[[ RECORD EXTRACTS, beginning ]]

### consensus_amd/csrc/p256_group.h

```cpp
#pragma once
#include "p256_core.h"
#include "p256_comb29.h"

namespace sbv {

#if defined(__HIP_DEVICE_COMPILE__)
#define SBV_ATOMIC_CAS(p, cmp, val) atomicCAS((p), (cmp), (val))
#define SBV_ATOMIC_ADD(p, v) atomicAdd((p), (v))
#else
SBV_HD u32 host_cas(u32* p, u32 cmp, u32 val) { const u32 old = *p; if (old == cmp) *p = val; return old; }
SBV_HD u32 host_add(u32* p, u32 v) { const u32 old = *p; *p = old + v; return old; }
#define SBV_ATOMIC_CAS(p, cmp, val) host_cas((p), (cmp), (val))
#define SBV_ATOMIC_ADD(p, v) host_add((p), (v))
#endif

#define SBV_GROUP_NONE 0xFFFFFFFFu
#define SBV_GROUP_COUNTERS 12
#define SBV_GROUP_MAX_PROBES 64u

struct GroupState {
    u32* ht;
    u32 ht_mask;
    u32* rep;
    u32* cnt;
// ... 30 lines not shown
    h ^= h >> 15;
    h *= 0x85EBCA77u;
    return ((h >> 24) & sample_mask) == 0;
}

SBV_HD const u32* tuple_key_words(const uint8_t* tuples, size_t i) {
    return reinterpret_cast<const u32*>(tuples + i * 160 + 96);
}

SBV_HD bool key29_load(const uint8_t* tuples, size_t idx, fe29& x, fe29& y) {
    const u32* k = tuple_key_words(tuples, idx);
    u256 qx, qy;
    SBV_UNROLL
    for (int l = 0; l < 8; ++l) { qx.v[l] = bswap32(k[7 - l]); qy.v[l] = bswap32(k[8 + 7 - l]); }
    const fe p_ = fe_p();
    f29_from_plain(x, qx);
    f29_from_plain(y, qy);
    fe29 lhs, t, rhs;
    f29_sqr(lhs, y);
    f29_sqr(t, x);
    f29_mul(rhs, t, x);
    f29_sub(rhs, rhs, x);
    f29_sub(rhs, rhs, x);
    f29_sub(rhs, rhs, x);
    f29_add(rhs, rhs, f29_b());
    f29_sub(t, lhs, rhs);
    return lt256(qx, p_) && lt256(qy, p_) && f29_is_zero(t);
}
SBV_HD bool tuple_key_ok(const uint8_t* tuples, size_t idx) {
    fe29 x, y;
    return key29_load(tuples, idx, x, y);
}

template <int STRIDE, int OFF, int WORDS>
SBV_HD u32 group_find_rep_t(const uint8_t* tuples, size_t i, const GroupState& g) {
    const u32* k = reinterpret_cast<const u32*>(tuples + i * STRIDE + OFF);
    u32 w[WORDS];
    SBV_UNROLL
    for (int j = 0; j < WORDS; ++j) w[j] = k[j];
    u32 h = 0x9E3779B1u ^ g.seed;
    SBV_UNROLL
    for (int j = 0; j < WORDS; ++j) {
        h = (h ^ w[j]) * 0x85EBCA77u;
        h ^= h >> 15;
    }
    h = (h ^ (g.seed * 0x27D4EB2Fu)) * 0xC2B2AE3Du;
    h ^= h >> 16;
    u32 slot = h & g.ht_mask;
    u32 mine = (u32)i;
    for (u32 probes = 0; probes < SBV_GROUP_MAX_PROBES && probes <= g.ht_mask; ++probes) {
        u32 v = g.ht[slot];
        if (v == 0) v = SBV_ATOMIC_CAS(&g.ht[slot], 0u, (u32)i + 1u);
        if (v == 0) break;
        const u32* o = reinterpret_cast<const u32*>(tuples + (size_t)(v - 1) * STRIDE + OFF);
        u32 diff = 0;
        SBV_UNROLL
        for (int j = 0; j < WORDS; ++j) diff |= o[j] ^ w[j];
        if (diff == 0) { mine = v - 1; break; }
        slot = (slot + 1) & g.ht_mask;
    }
    g.rep[i] = mine;
    return mine;
}
template <int STRIDE, int OFF, int WORDS>
SBV_HD void group_insert_lane_t(const uint8_t* tuples, size_t i, const GroupState& g) {
    const u32 mine = group_find_rep_t<STRIDE, OFF, WORDS>(tuples, i, g);
    if (group_sampled((u32)i, g.sample_mask)) SBV_ATOMIC_ADD(&g.cnt[mine], 1u);
}
SBV_HD void group_insert_lane(const uint8_t* tuples, size_t i, const GroupState& g) { group_insert_lane_t<160, 96, 16>(tuples, i, g); }
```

[[ RECORD EXTRACTS, end ]]

## TASK GOAL:
Show the data once more, exactly as it was written.

## EXERCISE ANSWER:
### consensus_amd/csrc/p256_group.h

```cpp
#pragma once
#include "p256_core.h"
#include "p256_comb29.h"

namespace sbv {

#if defined(__HIP_DEVICE_COMPILE__)
#define SBV_ATOMIC_CAS(p, cmp, val) atomicCAS((p), (cmp), (val))
#define SBV_ATOMIC_ADD(p, v) atomicAdd((p), (v))
#else
SBV_HD u32 host_cas(u32* p, u32 cmp, u32 val) { const u32 old = *p; if (old == cmp) *p = val; return old; }
SBV_HD u32 host_add(u32* p, u32 v) { const u32 old = *p; *p = old + v; return old; }
#define SBV_ATOMIC_CAS(p, cmp, val) host_cas((p), (cmp), (val))
#define SBV_ATOMIC_ADD(p, v) host_add((p), (v))
#endif

#define SBV_GROUP_NONE 0xFFFFFFFFu
#define SBV_GROUP_COUNTERS 12
#define SBV_GROUP_MAX_PROBES 64u

struct GroupState {
    u32* ht;
    u32 ht_mask;
    u32* rep;
    u32* cnt;
// ... 30 lines not shown
    h ^= h >> 15;
    h *= 0x85EBCA77u;
    return ((h >> 24) & sample_mask) == 0;
}

SBV_HD const u32* tuple_key_words(const uint8_t* tuples, size_t i) {
    return reinterpret_cast<const u32*>(tuples + i * 160 + 96);
}

SBV_HD bool key29_load(const uint8_t* tuples, size_t idx, fe29& x, fe29& y) {
    const u32* k = tuple_key_words(tuples, idx);
    u256 qx, qy;
    SBV_UNROLL
    for (int l = 0; l < 8; ++l) { qx.v[l] = bswap32(k[7 - l]); qy.v[l] = bswap32(k[8 + 7 - l]); }
    const fe p_ = fe_p();
    f29_from_plain(x, qx);
    f29_from_plain(y, qy);
    fe29 lhs, t, rhs;
    f29_sqr(lhs, y);
    f29_sqr(t, x);
    f29_mul(rhs, t, x);
    f29_sub(rhs, rhs, x);
    f29_sub(rhs, rhs, x);
    f29_sub(rhs, rhs, x);
    f29_add(rhs, rhs, f29_b());
    f29_sub(t, lhs, rhs);
    return lt256(qx, p_) && lt256(qy, p_) && f29_is_zero(t);
}
SBV_HD bool tuple_key_ok(const uint8_t* tuples, size_t idx) {
    fe29 x, y;
    return key29_load(tuples, idx, x, y);
}

template <int STRIDE, int OFF, int WORDS>
SBV_HD u32 group_find_rep_t(const uint8_t* tuples, size_t i, const GroupState& g) {
    const u32* k = reinterpret_cast<const u32*>(tuples + i * STRIDE + OFF);
    u32 w[WORDS];
    SBV_UNROLL
    for (int j = 0; j < WORDS; ++j) w[j] = k[j];
    u32 h = 0x9E3779B1u ^ g.seed;
    SBV_UNROLL
    for (int j = 0; j < WORDS; ++j) {
        h = (h ^ w[j]) * 0x85EBCA77u;
        h ^= h >> 15;
    }
    h = (h ^ (g.seed * 0x27D4EB2Fu)) * 0xC2B2AE3Du;
    h ^= h >> 16;
    u32 slot = h & g.ht_mask;
    u32 mine = (u32)i;
    for (u32 probes = 0; probes < SBV_GROUP_MAX_PROBES && probes <= g.ht_mask; ++probes) {
        u32 v = g.ht[slot];
        if (v == 0) v = SBV_ATOMIC_CAS(&g.ht[slot], 0u, (u32)i + 1u);
        if (v == 0) break;
        const u32* o = reinterpret_cast<const u32*>(tuples + (size_t)(v - 1) * STRIDE + OFF);
        u32 diff = 0;
        SBV_UNROLL
        for (int j = 0; j < WORDS; ++j) diff |= o[j] ^ w[j];
        if (diff == 0) { mine = v - 1; break; }
        slot = (slot + 1) & g.ht_mask;
    }
    g.rep[i] = mine;
    return mine;
}
template <int STRIDE, int OFF, int WORDS>
SBV_HD void group_insert_lane_t(const uint8_t* tuples, size_t i, const GroupState& g) {
    const u32 mine = group_find_rep_t<STRIDE, OFF, WORDS>(tuples, i, g);
    if (group_sampled((u32)i, g.sample_mask)) SBV_ATOMIC_ADD(&g.cnt[mine], 1u);
}
SBV_HD void group_insert_lane(const uint8_t* tuples, size_t i, const GroupState& g) { group_insert_lane_t<160, 96, 16>(tuples, i, g); }
```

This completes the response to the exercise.